1)I’ve succesfully compiled the C version of go with $GOBIN=~/go.old.binaries
go1.4-bootstrap-20161024.tar.gz
so that I’ve the 2 binaries (go / gofmt) in ~/go.old.binaries
and I temporary set $PATH to find them from anywhere
having “which go” : ~/go.old.binaries/go
Now I clone the go source code (written in go).
Which is supposed to be the command to compile with my new fresh go version of step 1)
should it still be ./all.bash
or make -f Make.dist verbose ?
You need to set $GOROOT_BOOTSTRAP to your 1.4 bootstrap environment, then compile newer Go as usual. This is all fully documented here: https://golang.org/doc/install/source
Thanks.
Yes, I read that page and even followed those steps, still I consider those instructions misleading
and not clearing say what to do if you want to keep up-to-date your go version every, say, 2 days
with a normal “git pull”.
It would seem that on each “git pull” you need to have 2-full-separate-“go tree” the “active/running/
(old) bootstrap version” and the new cloned source repo. Once the new go is compiled you must
overwrite the previous “bootstrap” and so on.
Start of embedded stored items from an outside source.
# memcached/memcached

Measured on AMD Instinct MI355X. Metric: CRC32C GiB/s over device-resident item batches; % of HBM roofline, higher is better.
Workload: dtype u8; 1 GPU; BASELINE configs[1]: 1 Mi items x 4096 B per GPU, stride 4096, one 32-lane group per item (K1 k_fixed<slice-by-4, 32 lanes, 8 x 16-B pieces per lane at 512-B spacing, non-temporal coalesced loads, half-item folds in the last-step tables, four items reduced per tree>); items_per_gpu=1048576, item_bytes=4096, parallelism=items sharded across 1 rank(s), no collective on the data path

## Files before the change

memcached_amd/csrc/k_consts.h:

```cpp
#pragma once

#include <stdint.h>

#if defined(__HIPCC__)
#define MCRC_HD __host__ __device__ __forceinline__
#else
#define MCRC_HD static inline
#endif

namespace mcrc_dev {

constexpr uint32_t kK1Bytes = 4096;
constexpr uint32_t kRowBytes = 1024;
constexpr uint32_t kBlockBytes = 4 * kRowBytes;
constexpr uint32_t kSegBytes = 128 * 1024;
constexpr uint32_t kMaxSpan = 0x7fff0000u;
constexpr uint32_t kGridAlign = 128;
constexpr uint32_t kFragMax = 128;
constexpr uint32_t kWholeMax = 512;
MCRC_HD bool frag_drop(uint32_t len, uint64_t g1o, uint64_t vlen) {
    return len != 0 && (g1o <= kFragMax || vlen <= kWholeMax);
}
constexpr uint32_t kLineBytes = 128;
constexpr uint32_t kEpoch = 32;
MCRC_HD bool lines_fused(int64_t lines_bytes) {
    return lines_bytes >= (int64_t)(kBlockBytes - kLineBytes) && lines_bytes <= (int64_t)kBlockBytes;
}
constexpr uint32_t kSmallMax = 8192;
constexpr uint32_t kSpanBlock = 1024;
constexpr uint32_t kPlanThreads = 1024, kPlanPer = 2, kPlanTile = kPlanThreads * kPlanPer;
constexpr uint32_t kWalkWaves = 4;

}
```

memcached_amd/csrc/k_fixed.h:

```cpp
#pragma once

#include "k_common.h"

namespace mcrc_dev {

struct K1Half {
    uint4 d[4];
    uint32_t cin;
};
__device__ __forceinline__ uint32_t k1_half_value(const K1Half &r, const LaneCtx &c) {
    constexpr uint32_t kShift[3] = {kAuxShift0, kAuxShift1, kAuxShift2};
    uint32_t x[4];
#pragma unroll
    for (int k = 0; k < 4; ++k) x[k] = r.d[k].x;
#pragma unroll
    for (int i = 1; i < 4; ++i)
#pragma unroll
        for (int k = 0; k < 4; ++k) x[k] = step4_next(x[k], dw4(r.d[k], i), c);
#pragma unroll
    for (int k = 0; k < 4; ++k) x[k] = k < 3 ? step4_last_shifted(x[k], kShift[k]) : step4_next(x[k], 0u, c);
    return xor3(x[0], x[1], x[2]) ^ x[3];
}

template <bool CRCIN, bool NT>
__global__ __launch_bounds__(1024) void k_fixed(const uint8_t *__restrict__ base, uint64_t stride,
                                                uint64_t nitems, const uint4 *__restrict__ img,
                                                const uint32_t *__restrict__ crc_in,
                                                uint32_t *__restrict__ out) {
    extern __shared__ __attribute__((aligned(16))) char smem[];
    load_tables(smem, img, kLdsImageK1Bytes);
    constexpr uint32_t IPW = 2;
    const uint32_t lane = threadIdx.x & 63u;
    const uint32_t li = lane & 31u;
    const uint32_t g = lane >> 5;
    const LaneCtx c = make_lane_ctx(li);
    const uint64_t waves = blockDim.x >> 6;
    const uint64_t gstep = gridDim.x * waves;
    const uint64_t ngroups = (nitems + IPW - 1) / IPW;
    uint64_t grp = __builtin_amdgcn_readfirstlane(blockIdx.x * (uint32_t)waves + (threadIdx.x >> 6));
    if (gstep % 65521u) grp = (grp * 65521u) % gstep;
    const uint64_t cg = (ngroups + gstep - 1) / gstep;
    const uint64_t gend = min((grp + 1) * cg, ngroups);
    grp *= cg;
    if (grp >= ngroups) return;
    const uint64_t glast = gend - 1;
    auto item_of = [&](uint64_t gi) { return gi * IPW + g; };

    auto ldh = [&](K1Half &r, uint64_t gi, int q) {
        const bool real = gi < gend;
        const uint64_t gu = real ? gi : glast;
        const uint64_t first = gu * IPW;
        const uint8_t *wb = real ? base + first * stride : reinterpret_cast<const uint8_t *>(img);
        const uint32_t gl = first + g < nitems ? g : (uint32_t)(nitems - 1 - first);
        if (q == 0) {
            if constexpr (CRCIN) r.cin = crc_in[first + gl];
            else r.cin = 0u;
        }
        const uint32_t loff = (real ? gl * (uint32_t)stride : g * kK1Bytes) + li * kK1LaneBytes + 4u * kK1Piece * (uint32_t)q;
#pragma unroll
        for (int k = 0; k < 4; ++k)
            r.d[k] = NT ? ld16_nt(wb + loff + k * kK1Piece) : ld16((gbyte *)(wb + loff + k * kK1Piece));
        __builtin_amdgcn_sched_barrier(0);
    };
    auto half0 = [&](K1Half &m) {
        if (li == 0) m.d[0].x ^= ~m.cin;
        return apply_op<4>(kAuxSpanFold, k1_half_value(m, c));
    };
    auto part0 = [&](uint32_t u0, K1Half &m1) {
        return reduce_level<0>(u0 ^ k1_half_value(m1, c), (lane & 1u) == 0u);
    };
    K1Half h0, h1, h2, h3;
    const uint64_t nsteps = gend - grp;
    ldh(h0, grp, 0);
    ldh(h1, grp, 1);
    ldh(h2, grp + 1, 0);
    auto step_even = [&](uint64_t s) {
        ldh(h3, s + 1, 1);
        const uint32_t u0 = half0(h0);
        ldh(h0, s + 2, 0);
        return part0(u0, h1);
    };
    auto step_odd = [&](uint64_t s) {
        ldh(h1, s + 1, 1);
        const uint32_t u0 = half0(h2);
        ldh(h2, s + 2, 0);
        return part0(u0, h3);
    };
    uint64_t k = 0;
    for (; k + 4 <= nsteps; k += 4) {
        const uint32_t va = step_even(grp);
        const uint32_t vb = step_odd(grp + 1);
        const uint32_t vab = group_pair_level1(va, vb, lane);
        const uint32_t vc = step_even(grp + 2);
        const uint32_t vd = step_odd(grp + 3);
        const uint32_t raw = group_reduce32_quad_span(vab, group_pair_level1(vc, vd, lane), lane);
        const uint64_t item = item_of(grp + (li & 3u));
        if (li < 4 && item < nitems) out[item] = ~raw;
        grp += 4;
    }
    for (; k + 2 <= nsteps; k += 2) {
        const uint32_t va = step_even(grp);
        const uint32_t vb = step_odd(grp + 1);
        const uint32_t raw = group_reduce32_pair_span(va, vb, lane);
        const uint64_t item = item_of(li == 0 ? grp : grp + 1);
        if (li < 2 && item < nitems) out[item] = ~raw;
        grp += 2;
    }
    if (nsteps & 1) {
        const uint32_t raw = group_reduce32_single_span(step_even(grp), lane);
        const uint64_t item = item_of(grp);
        if (li == 0 && item < nitems) out[item] = ~raw;
    }
}

}
```

Measured before the change: 5999 GiB/s.

## Pace K1 waves with workgroup barriers every four-step pass

```diff
diff --git a/memcached_amd/csrc/k_consts.h b/memcached_amd/csrc/k_consts.h
--- a/memcached_amd/csrc/k_consts.h
+++ b/memcached_amd/csrc/k_consts.h
@@ -11,6 +11,10 @@
 namespace mcrc_dev {
 
 constexpr uint32_t kK1Bytes = 4096;
+constexpr uint32_t kK1RoundSteps = 4;
+static_assert(kK1RoundSteps >= 4 && kK1RoundSteps % 4 == 0, "a round is whole passes of K1's 4-step loop");
+constexpr uint32_t kK1RoundsMinSteps = 32;
+MCRC_HD uint64_t k1_rounds(uint64_t cg, uint32_t S) { return cg >= kK1RoundsMinSteps ? cg / S : 0; }
 constexpr uint32_t kRowBytes = 1024;
 constexpr uint32_t kBlockBytes = 4 * kRowBytes;
 constexpr uint32_t kSegBytes = 128 * 1024;
diff --git a/memcached_amd/csrc/k_fixed.h b/memcached_amd/csrc/k_fixed.h
--- a/memcached_amd/csrc/k_fixed.h
+++ b/memcached_amd/csrc/k_fixed.h
@@ -22,19 +22,28 @@
     return xor3(x[0], x[1], x[2]) ^ x[3];
 }
 
-template <bool CRCIN, bool NT>
-__global__ __launch_bounds__(1024) void k_fixed(const uint8_t *__restrict__ base, uint64_t stride,
-                                                uint64_t nitems, const uint4 *__restrict__ img,
-                                                const uint32_t *__restrict__ crc_in,
-                                                uint32_t *__restrict__ out) {
-    extern __shared__ __attribute__((aligned(16))) char smem[];
-    load_tables(smem, img, kLdsImageK1Bytes);
+__device__ __forceinline__ void k1_round_barrier() {
+    __builtin_amdgcn_sched_barrier(0);
+    __builtin_amdgcn_s_barrier();
+    __builtin_amdgcn_sched_barrier(0);
+}
+
+struct K1NoProbe {
+    __device__ __forceinline__ void steps(uint64_t ) const {}
+    __device__ __forceinline__ void exit() const {}
+};
+
+template <bool CRCIN, bool NT, class Probe>
+__device__ __forceinline__ void k_fixed_body(const uint8_t *__restrict__ base, uint64_t stride, uint64_t nitems,
+                                             const uint4 *__restrict__ img, const uint32_t *__restrict__ crc_in,
+                                             uint32_t *__restrict__ out, uint32_t nthreads,
+                                             const Probe &probe) {
     constexpr uint32_t IPW = 2;
     const uint32_t lane = threadIdx.x & 63u;
     const uint32_t li = lane & 31u;
     const uint32_t g = lane >> 5;
     const LaneCtx c = make_lane_ctx(li);
-    const uint64_t waves = blockDim.x >> 6;
+    const uint64_t waves = nthreads >> 6;
     const uint64_t gstep = gridDim.x * waves;
     const uint64_t ngroups = (nitems + IPW - 1) / IPW;
     uint64_t grp = __builtin_amdgcn_readfirstlane(blockIdx.x * (uint32_t)waves + (threadIdx.x >> 6));
@@ -42,7 +51,8 @@
     const uint64_t cg = (ngroups + gstep - 1) / gstep;
     const uint64_t gend = min((grp + 1) * cg, ngroups);
     grp *= cg;
-    if (grp >= ngroups) return;
+    uint64_t owed = k1_rounds(cg, kK1RoundSteps);
+    const bool busy = grp < ngroups;
     const uint64_t glast = gend - 1;
     auto item_of = [&](uint64_t gi) { return gi * IPW + g; };
 
@@ -70,10 +80,6 @@
         return reduce_level<0>(u0 ^ k1_half_value(m1, c), (lane & 1u) == 0u);
     };
     K1Half h0, h1, h2, h3;
-    const uint64_t nsteps = gend - grp;
-    ldh(h0, grp, 0);
-    ldh(h1, grp, 1);
-    ldh(h2, grp + 1, 0);
     auto step_even = [&](uint64_t s) {
         ldh(h3, s + 1, 1);
         const uint32_t u0 = half0(h0);
@@ -86,31 +92,54 @@
         ldh(h2, s + 2, 0);
         return part0(u0, h3);
     };
-    uint64_t k = 0;
-    for (; k + 4 <= nsteps; k += 4) {
-        const uint32_t va = step_even(grp);
-        const uint32_t vb = step_odd(grp + 1);
-        const uint32_t vab = group_pair_level1(va, vb, lane);
-        const uint32_t vc = step_even(grp + 2);
-        const uint32_t vd = step_odd(grp + 3);
-        const uint32_t raw = group_reduce32_quad_span(vab, group_pair_level1(vc, vd, lane), lane);
-        const uint64_t item = item_of(grp + (li & 3u));
-        if (li < 4 && item < nitems) out[item] = ~raw;
-        grp += 4;
+    if (busy) {
+        const uint64_t nsteps = gend - grp;
+        ldh(h0, grp, 0);
+        ldh(h1, grp, 1);
+        ldh(h2, grp + 1, 0);
+        uint64_t k = 0;
+        for (; k + 4 <= nsteps; k += 4) {
+            const uint32_t va = step_even(grp);
+            const uint32_t vb = step_odd(grp + 1);
+            const uint32_t vab = group_pair_level1(va, vb, lane);
+            const uint32_t vc = step_even(grp + 2);
+            const uint32_t vd = step_odd(grp + 3);
+            const uint32_t raw = group_reduce32_quad_span(vab, group_pair_level1(vc, vd, lane), lane);
+            const uint64_t item = item_of(grp + (li & 3u));
+            if (li < 4 && item < nitems) out[item] = ~raw;
+            grp += 4;
+            if ((k + 4) % kK1RoundSteps == 0 && owed) {
+                k1_round_barrier();
+                --owed;
+            }
+            probe.steps(k + 4);
+        }
+        for (; k + 2 <= nsteps; k += 2) {
+            const uint32_t va = step_even(grp);
+            const uint32_t vb = step_odd(grp + 1);
+            const uint32_t raw = group_reduce32_pair_span(va, vb, lane);
+            const uint64_t item = item_of(li == 0 ? grp : grp + 1);
+            if (li < 2 && item < nitems) out[item] = ~raw;
+            grp += 2;
+        }
+        if (nsteps & 1) {
+            const uint32_t raw = group_reduce32_single_span(step_even(grp), lane);
+            const uint64_t item = item_of(grp);
+            if (li == 0 && item < nitems) out[item] = ~raw;
+        }
     }
-    for (; k + 2 <= nsteps; k += 2) {
-        const uint32_t va = step_even(grp);
-        const uint32_t vb = step_odd(grp + 1);
-        const uint32_t raw = group_reduce32_pair_span(va, vb, lane);
-        const uint64_t item = item_of(li == 0 ? grp : grp + 1);
-        if (li < 2 && item < nitems) out[item] = ~raw;
-        grp += 2;
-    }
-    if (nsteps & 1) {
-        const uint32_t raw = group_reduce32_single_span(step_even(grp), lane);
-        const uint64_t item = item_of(grp);
-        if (li == 0 && item < nitems) out[item] = ~raw;
-    }
+    for (; owed; --owed) k1_round_barrier();
+    probe.exit();
+}
+
+template <bool CRCIN, bool NT>
+__global__ __launch_bounds__(1024) void k_fixed(const uint8_t *__restrict__ base, uint64_t stride,
+                                                uint64_t nitems, const uint4 *__restrict__ img,
+                                                const uint32_t *__restrict__ crc_in,
+                                                uint32_t *__restrict__ out) {
+    extern __shared__ __attribute__((aligned(16))) char smem[];
+    load_tables(smem, img, kLdsImageK1Bytes);
+    k_fixed_body<CRCIN, NT>(base, stride, nitems, img, crc_in, out, blockDim.x, K1NoProbe{});
 }
 
 }
```

New measurement: 6240 GiB/s, median of 6. +4.0%, better.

Doing like that, I can have what I wanted. But it seems overkilling what I was expecting to be as simple as:
git pull # retrieve last commits
cd ./src && ./all.bash # recompile everything (using binaries in ~/go/)
You’re doing something different than that page is describing. To summarize, what you need to do if you just want to keep up to date with the source continuously;
Get one binary version of Go as a bootstrap. This could be the latest 1.4 or the latest 1.7 or the 1.8 beta - it doesn’t matter as long as it’s a Go compiler. Extract it into, for example, /usr/local/go1.7.4.
Download the source (or git clone it) into, for example, /usr/local/go-tip.
You now have one binary version of Go, and the source. Now compile the source with the bootstrap compiler:
$ export GOROOT_BOOTSTRAP=/usr/local/go1.7.4
$ cd /usr/local/go-tip/src
$ ./all.bash
That’s all. The procedure is the same after a git pull. There is no need to rebuild the bootstrap compiler, and it won’t rebuild more than necessary.
Add /usr/local/go-tip/bin to your $PATH or symlink the binaries to somewhere. Do not set $GOROOT.